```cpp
ssx_status ssx_orb_stage_candidates(ssx_ctx* ctx, int32_t image, int32_t level, int32_t cap, ssx_keypoint* out,
                                    int32_t* n)
{
  if (!ctx || !ctx->orb || !ctx->orb->planned || !n) return SSX_ERR_INVALID_ARG;
  const OrbDev& d = ctx->orb->dev;
  if (image < 0 || image >= d.I || level < 0 || level >= d.nlevels) return SSX_ERR_INVALID_ARG;
  const int c0 = d.lvl_cell0[level], c1 = d.lvl_cell0[level + 1];
  const int nc = c1 - c0;
  std::vector<int> cnt(std::max(nc, 1));
  std::vector<uint32_t> cand((size_t)std::max(nc, 1) * CELL_CAP);
  if (nc > 0) {
    SSX_HIP_TRY(ctx, hipMemcpyAsync(cnt.data(), d.cell_count + (size_t)image * d.n_cells + c0, sizeof(int) * nc, hipMemcpyDeviceToHost, ctx->stream));
    SSX_HIP_TRY(ctx, hipMemcpyAsync(cand.data(), d.cell_cand + ((size_t)image * d.n_cells + c0) * CELL_CAP,
                                    sizeof(uint32_t) * (size_t)nc * CELL_CAP, hipMemcpyDeviceToHost, ctx->stream));
    SSX_HIP_TRY(ctx, hipStreamSynchronize(ctx->stream));
  }
  int m = 0;
  for (int c = 0; c < nc; ++c)
    for (int k = 0; k < cnt[c]; ++k, ++m) {
      if (m >= cap || !out) continue;
      const uint32_t p = cand[(size_t)c * CELL_CAP + k];
      ssx_keypoint kp;
      kp.x = (float)(p & 0xFFF); kp.y = (float)((p >> 12) & 0xFFF); kp.size = 7.f; kp.angle = -1.f;
      kp.response = (float)(p >> 24); kp.octave = 0; kp.class_id = -1;
      out[m] = kp;
    }
  *n = m;
  return (out && m > cap) ? SSX_ERR_CAPACITY : SSX_OK;
}

#endif

}
```

### ssvio_amd/csrc/orb_ws.hpp

```cpp
#pragma once
#include <hip/hip_runtime.h>

#include <cstdint>
#include <vector>

#include "ctx.hpp"

namespace ssxorb {

constexpr int MAX_LEVELS = 8;
constexpr int CELL_CAP = 256;
constexpr int CAND_CAP = 16384;
constexpr int CAND_CAP_BIG = 65536;
constexpr int SEL_CAP = 4096;
constexpr int EDGE_THRESHOLD = 19;
constexpr int OCT_THREADS = 1024;

struct Cell {
  int16_t x0, y0;
  int16_t w, h;
  int16_t ox, oy;
  int16_t level, pad;
};

constexpr int OCT_NODE_BYTES = 50;
constexpr int OCT_LDS_BUDGET = 158 * 1024;

struct ResizeQuad;

struct OrbDev {
  int I;
  int nlevels;
  int lvl_rows[MAX_LEVELS], lvl_cols[MAX_LEVELS], lvl_pitch[MAX_LEVELS];
  size_t lvl_off[MAX_LEVELS];
  size_t pyr_bytes;
  float scale[MAX_LEVELS];
  int feat[MAX_LEVELS];
  int lvl_cell0[MAX_LEVELS + 1];
  int n_cells;
  int ini_th, min_th;
  int has_mask;
  int detect_only;
  int out_cap;
  int fast_tile_bytes;
  int fast_lds_per_wave;
  int gauss_tile0[MAX_LEVELS + 1];
  int gauss_run;
  int rs_xoff[MAX_LEVELS], rs_yoff[MAX_LEVELS];
  int rs_wide8[MAX_LEVELS];
  const Cell* cells;
  const ResizeQuad* rs_xtab;
  const uint2* rs_ytab;
  uint8_t* pyr;
  uint8_t* maskpyr;
  uint8_t* blur;
  int* cell_count;
  uint32_t* cell_cand;
  uint8_t* oct;
  size_t oct_stride;
  int oct_max_cells;
  int oct_cand_cap;
  int oct_global_keys;
  int oct_ln;
  int oct_global_tab;
  int* lvl_ncand;
  int* sel_count;
  uint32_t* sel;
  float* sel_angle;
  int* status;
  uint8_t* out_kps;
  uint8_t* out_desc;
  int* out_n;
};
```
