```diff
@@ -674,10 +716,10 @@
             bwd_wgrad_mma<PLANES, L0>(wgr, wa_c, da_c);
             bwd_dgrad_mma<PLANES, kNseg>(dacc, da_c, a_rows, w_c, c - 1);
             wg_commit();
-            load_cells(c);
+            load_cells(x, c, kCellsAll);
             wg_wait<1>();
             wg_fence_regs(g);
-            cell_epilogue(c, g);
+            cell_epilogue(x, c, g);
             wg_wait<0>();
             wg_fence_regs(wgr);
             wg_fence_regs(dacc);
@@ -693,41 +735,52 @@
         wg_commit();
         wg_wait<1>();
         wg_fence_regs(wgr);
-        bar_sync(kBBarWg + wg, 128);
+        bar_sync(kBBarCons, kBCons);
         if ((tid & 127) == 0) mbar_arrive(&tail->a_empty);
         bwd_wgrad_red(slice, wgr, rw0, q, 3);
-        wg_wait<0>();
-        wg_fence_regs(dacc);
-#pragma unroll
-        for (int h = 0; h < 2; ++h) {
-            const uint32_t rr = rw0 + 8u * h;
-            if ((uint32_t)tile * kTileM + rr >= rows32) continue;
-#pragma unroll
-            for (int j = 0; j < 8 * kNseg; ++j) {
-                const int col = 8 * j + 2 * q;
-                const bool is_dx = !L0 && col < 64;
-                float* base = is_dx ? sp.dx_out : p.dh_rec;
-                if (base == nullptr || !(is_dx || sp.store_dh)) continue;
-                const int unit = col & 63;
-                *reinterpret_cast<float2*>(base + (uint32_t)tile * 8192u + (uint32_t)(unit >> 2) * 512u + rr * 4u + (uint32_t)(unit & 3)) =
-                    make_float2(dacc[4 * j + 2 * h], dacc[4 * j + 2 * h + 1]);
-            }
-        }
         if (L0) {
+            float xr[kMaxC];
+            load_x(x, xr);
             float contrib = 0.f;
 #pragma unroll
-            for (int cc = 0; cc < kC; ++cc) contrib += dxs[cc] * xraw[cc];
+            for (int cc = 0; cc < kC; ++cc) contrib += dxs[cc] * xr[cc];
             contrib += __shfl_xor_sync(0xffffffffu, contrib, 2);
-            if ((q >> 1) == 0 && valid) atomicAdd(&p.d_s[(int64_t)(r % (uint32_t)p.b_inner) * p.t_len + sp.t], contrib);
+            if ((q >> 1) == 0 && x.valid) atomicAdd(&p.d_s[(int64_t)(x.r % (uint32_t)p.b_inner) * p.t_len + x.sp->t], contrib);
             if (p.d_xo != nullptr) {
-                float* dst = p.d_xo + ((int64_t)r * p.t_len + sp.t) * p.c_in;
-                const float sv = valid ? p.sg[(r % (uint32_t)p.b_inner) * (uint32_t)p.t_len + (uint32_t)sp.t] : 0.f;
+                float* dst = p.d_xo + ((int64_t)x.r * p.t_len + x.sp->t) * p.c_in;
+                const float sv = s_of(x);
 #pragma unroll
                 for (int cc = 0; cc < kC; ++cc) {
                     const float dx = dxs[cc] + __shfl_xor_sync(0xffffffffu, dxs[cc], 2);
-                    if ((q >> 1) == 0 && valid && (CIN == 1 || cc < p.c_in)) dst[cc] = dx * sv;
+                    if ((q >> 1) == 0 && x.valid && (CIN == 1 || cc < p.c_in)) dst[cc] = dx * sv;
                 }
             }
+        }
+        if (w + 1 < n_items) {
+            const Row x1 = row_of(w + 1);
+            enter(x1);
+            mbar_wait_raw(&tail->a_full, (uint32_t)(w + 1) & 1u);
+            uint32_t a_c = a_u, w_c = w_u;
+            asm volatile("" : "+r"(a_c), "+r"(w_c));
+            float g[32];
+            wg_fence_regs(g);
+            wg_fence();
+            bwd_recompute_mma<PLANES, kNseg>(g, a_c, a_rows, w_c, 0);
+            wg_commit();
+            load_cells(x1, 0, kCellsOwn);
+            wg_wait<1>();
+            wg_fence_regs(dacc);
+            store_dacc(x);
+            bar_sync(kBBarCons, kBCons);
+            load_cells(x1, 0, kCellsRec);
+            wg_wait<0>();
+            wg_fence_regs(g);
+            cell_epilogue(x1, 0, g);
+            store_da();
+        } else {
+            wg_wait<0>();
+            wg_fence_regs(dacc);
+            store_dacc(x);
         }
     }
 }
```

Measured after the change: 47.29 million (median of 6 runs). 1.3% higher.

## Specialize LSTM backward warps into cell and gradient warpgroups with mbarrier pipeline

Applied to the files above, without the earlier changes.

________

* INSTRUCTIONS TO FOLLOW:
Go through the entries above and report every line in which the word "constexpr" appears.

* OUTPUT OF THE TASK:
constexpr int MAX_LEVELS = 8;
constexpr int CELL_CAP = 256;
constexpr int CAND_CAP = 16384;
constexpr int CAND_CAP_BIG = 65536;
constexpr int SEL_CAP = 4096;
constexpr int EDGE_THRESHOLD = 19;
constexpr int OCT_THREADS = 1024;
constexpr int OCT_NODE_BYTES = 50;
constexpr int OCT_LDS_BUDGET = 158 * 1024;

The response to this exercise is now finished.